Si, au XVIIIe siècle, ce sont les vêtements, les armoiries familiales et les bijoux qui caractérisent le portrait, avec Francisco Goya (Fuendetodos, 1746 - Bordeaux, 1828) apparaît déjà une nouvelle sensibilité à l’égard de l’individualité humaine. Au cours du XIXe siècle, l’individu a commencé à occuper une place de plus en plus centrale et fondamentale dans la recherche artistique, les sentiments et la psyché humaine ont été étudiés et les études sur la psychanalyse de Sigmund Freud (Freiberg, 1856 - Hampstead, 1939) sont devenues décisives. Si, au XIXe siècle, il reste fidèle à la figuration, c’est avec les aquarelles de Kandinsky qu’il s’éloigne plus nettement de la peinture traditionnelle, même si, comme on l’a dit, la primauté du peintre russe a été récemment remise en question dans un débat sur la naissance de l’art abstrait(en savoir plus sur la naissance de l’abstractionnisme). L’artiste, cependant, ne se contente pas de présenter son travail, mais veut aussi expliquer les raisons de son abandon de la figuration. C’est l’époque des grands traités, créés pour expliquer et motiver des choix et des prises de position. Kandinsky, qui combinera toujours son activité artistique avec une activité théâtrale remarquée, n’est pas seul, il est entouré de collègues qui sont d’accord pour mettre “fin” à une figuration qui n’est plus ressentie comme obligatoire, et qui avait éloigné l’artiste de ses propres besoins. Dans le même esprit, les recherches de Piet Mondrian (Amersfoort, 1872 - New York, 1944) et de Theo van Doesburg (Utrecht, 1883 - Davos, 1931), les deux pères fondateurs du néoplasticisme, vont dans le même sens. Les recherches de grands artistes tels que František Kupka, Kazimir Malevič, László Moholy-Nagy, Franz Marc, Paul Klee, sont également parallèles ; bien qu’il s’agisse d’artistes différents, avec des personnalités différentes, ils sont unis par le désir de rompre le lien avec la tradition, d’atteindre l’abstraction. Comme preuve d’un panorama artistique varié et complexe, il convient de rappeler que dans les mêmes années naissait en Italie l’Art Métaphysique de Giorgio De Chirico, un mouvement techniquement très lié à la dimension figurative, bien que la réalité représentée soit raréfiée et déformée, ainsi qu’habitée par des objets insolites.

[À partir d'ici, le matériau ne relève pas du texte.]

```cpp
struct DeviceScene {
    const BvhNode* nodes;
    const TriRecord* tris;
    float root_min[3], root_max[3];
    int32_t root;
    uint32_t n_nodes, n_prims;
    uint32_t stack_depth;
    const BvhNode* nodes_t;
    int32_t root_t;
    const BvhNode2* nodes2;
    const Bvh4Node* nodes4;
    int32_t root4;
    uint32_t stack_depth4;
    const uint32_t* tri_indices;
    const float* positions;
    const float* normals;
    const float* uvs;
    const MeshRecord* meshes;
    const Material* materials;
    const BitmapDesc* bitmaps;
    const float* bitmap_texels;
    const EmitterRecord* emitters;
    const float* emitters_cdf;
    uint32_t n_emitters;
    int32_t env_emitter;
    float env_color[3];
    float env_pdf;
    uint32_t env_w, env_h;
    const float* env_texels;
    const float* env_cond_cdf;
    const float* env_cond_func;
    const float* env_marg_cdf;
    float env_marg_func_int;
    float env_sel_pdf;
    int32_t ats_root;
    const LightNode* ats_nodes;
    const int32_t* ats_light_mesh;
    const int32_t* ats_light_prim;
    const uint32_t* ats_leaf_of;
    const float* mesh_cdf;
    uint32_t n_meshes;
    CameraRecord camera;
    MediumRecord medium;
};

}
```

rustlight_amd/csrc/host/scene.cpp:

```cpp
#include "scene.h"
#include "../kernels/wavefront.h"
#include "../detmath_shared.h"

#include <algorithm>
#include <cmath>
#include <cstring>

namespace rl {

static const float kEpsilon = 0.0001f;
static const float kPi = 3.14159265358979323846f;

void build_cdf(const std::vector<float>& elements, std::vector<float>* cdf, float* func_int) {
    cdf->clear();
    cdf->reserve(elements.size() + 1);
    float cur = 0.0f;
    const float n = (float)elements.size();
    for (float e : elements) {
        cdf->push_back(cur);
        cur += e / n;
    }
    cdf->push_back(cur);
    if (cur != 0.0f)
        for (float& x : *cdf) x /= cur;
// ... 6 lines not shown
    t->type = d.type;
    for (int i = 0; i < 3; i++) { t->c0[i] = d.color0[i]; t->c1[i] = d.color1[i]; }
    for (int i = 0; i < 2; i++) { t->offset[i] = d.offset[i]; t->scale[i] = d.scale[i]; }
    t->line_width = d.line_width;
    t->bitmap = d.bitmap_id;
}

static Material convert_material(const rl_bsdf_desc& b) {
    Material m;
    std::memset(&m, 0, sizeof(m));
    m.type = b.type;
    m.distribution = b.distribution;
    m.exponent = b.exponent;
    m.weight_specular = b.weight_specular;
    m.alpha_u = b.alpha_u;
    m.alpha_v = b.alpha_v;
    m.glass_eta = b.glass_eta;
    m.glass_inv_eta = 1.0f / b.glass_eta;
    bool delta = false;
    switch (b.type) {
        case RL_BSDF_METAL: delta = b.distribution == RL_MICROFACET_NONE; break;
        case RL_BSDF_GLASS: delta = true; break;
        case RL_BSDF_SUBSTRATE: delta = b.distribution == RL_MICROFACET_NONE; break;
        default: break;
    }
    m.smooth = delta ? 1 : 0;
    m.twosided = b.type == RL_BSDF_GLASS ? 0 : 1;
    convert_color(b.diffuse, &m.diffuse);
    convert_color(b.specular, &m.specular);
    convert_color(b.transmittance, &m.transmittance);
    convert_color(b.eta, &m.eta);
    convert_color(b.k, &m.k);
    return m;
}

void flatten_scene(const rl_scene& scene, FlatScene* out) {
    *out = FlatScene();
    uint32_t vbase = 0, tbase = 0;
    for (size_t mi = 0; mi < scene.meshes.size(); mi++) {
        const HostMesh& m = scene.meshes[mi];
        MeshRecord r;
        std::memset(&r, 0, sizeof(r));
        r.material = (int32_t)out->materials.size();
        out->materials.push_back(convert_material(m.bsdf));
        r.flags = (m.normals.empty() ? 0 : MESH_HAS_NORMALS) | (m.uvs.empty() ? 0 : MESH_HAS_UV) | (m.is_light ? MESH_IS_LIGHT : 0);
        for (int i = 0; i < 3; i++) r.emission[i] = m.emission[i];
        r.emission_type = m.emission_type; r.emission_scale = m.emission_scale; r.emission_bitmap = m.emission_bitmap;
        r.inv_area = 1.0f / m.area_total();
        r.emitter_pdf = 0.0f;
        r.vertex_base = vbase;
        r.tri_base = tbase;
        r.n_tris = (uint32_t)m.n_tris();
        r.cdf_base = (uint32_t)out->mesh_cdf.size();
        out->mesh_tri_base.push_back(tbase);
        out->mesh_cdf.insert(out->mesh_cdf.end(), m.cdf.begin(), m.cdf.end());
        for (size_t v = 0; v < m.positions.size(); v++) {
            out->positions.push_back(m.positions[v].x); out->positions.push_back(m.positions[v].y); out->positions.push_back(m.positions[v].z);
            Vec3 n = m.normals.empty() ? Vec3{0, 0, 0} : m.normals[v];
            out->normals.push_back(n.x); out->normals.push_back(n.y); out->normals.push_back(n.z);
            out->uvs.push_back(m.uvs.empty() ? 0.0f : m.uvs[2 * v]);
            out->uvs.push_back(m.uvs.empty() ? 0.0f : m.uvs[2 * v + 1]);
        }
        for (uint32_t i : m.indices) out->tri_indices.push_back(i + vbase);
        vbase += (uint32_t)m.positions.size();
        tbase += (uint32_t)m.n_tris();
        out->meshes.push_back(r);
    }
    for (size_t e = 0; e < scene.emitters.size(); e++)
        if (scene.emitters[e].kind == EMITTER_MESH)
            out->meshes[scene.emitters[e].mesh].emitter_pdf = scene.emitters_cdf[e + 1] - scene.emitters_cdf[e];
    uint64_t off = 0;
    for (const HostBitmap& b : scene.bitmaps) {
        out->bitmaps.push_back({b.w, b.h, off});
        out->bitmap_texels.insert(out->bitmap_texels.end(), b.rgb.begin(), b.rgb.end());
        off += (uint64_t)b.w * b.h;
    }
}

}
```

Enfin, il faut rappeler que la plupart des artistes cités ont été contraints d’émigrer, de l’Allemagne où leurs recherches avaient trouvé un terrain fertile (il en va de même pour Kandinsky, présent en Allemagne jusqu’en 1933), vers des territoires moins hostiles dans les années qui ont précédé la Seconde Guerre mondiale, en gros entre 1933 et 1939, car avec l’avènement du nazisme, l’art non figuratif a été condamné comme un art dégénéré. À cet égard, l’exposition Entartete Kunst a été organisée à Munich en 1937 pour dénoncer tout art qui n’adhérait pas aux normes figuratives imposées par le régime (l’art abstrait n’y avait évidemment pas sa place, si bien que de nombreuses œuvres ont été retirées, confisquées et vendues ou détruites : lire un article détaillé sur l’art dégénéré selon les nazis ici).

Vasilij Kandinsky en 1905
Vassily Kandinsky en 1905

Biographie de Kandinsky. De la première aquarelle abstraite à un poste d’enseignant au Bauhaus

“Autrefois, le peintre était regardé de travers s’il écrivait - même s’il s’agissait de lettres. On avait même presque envie qu’il mange avec son pinceau au lieu d’une fourchette” (Vassily Kandinsky, Mes gravures sur bois, 1938).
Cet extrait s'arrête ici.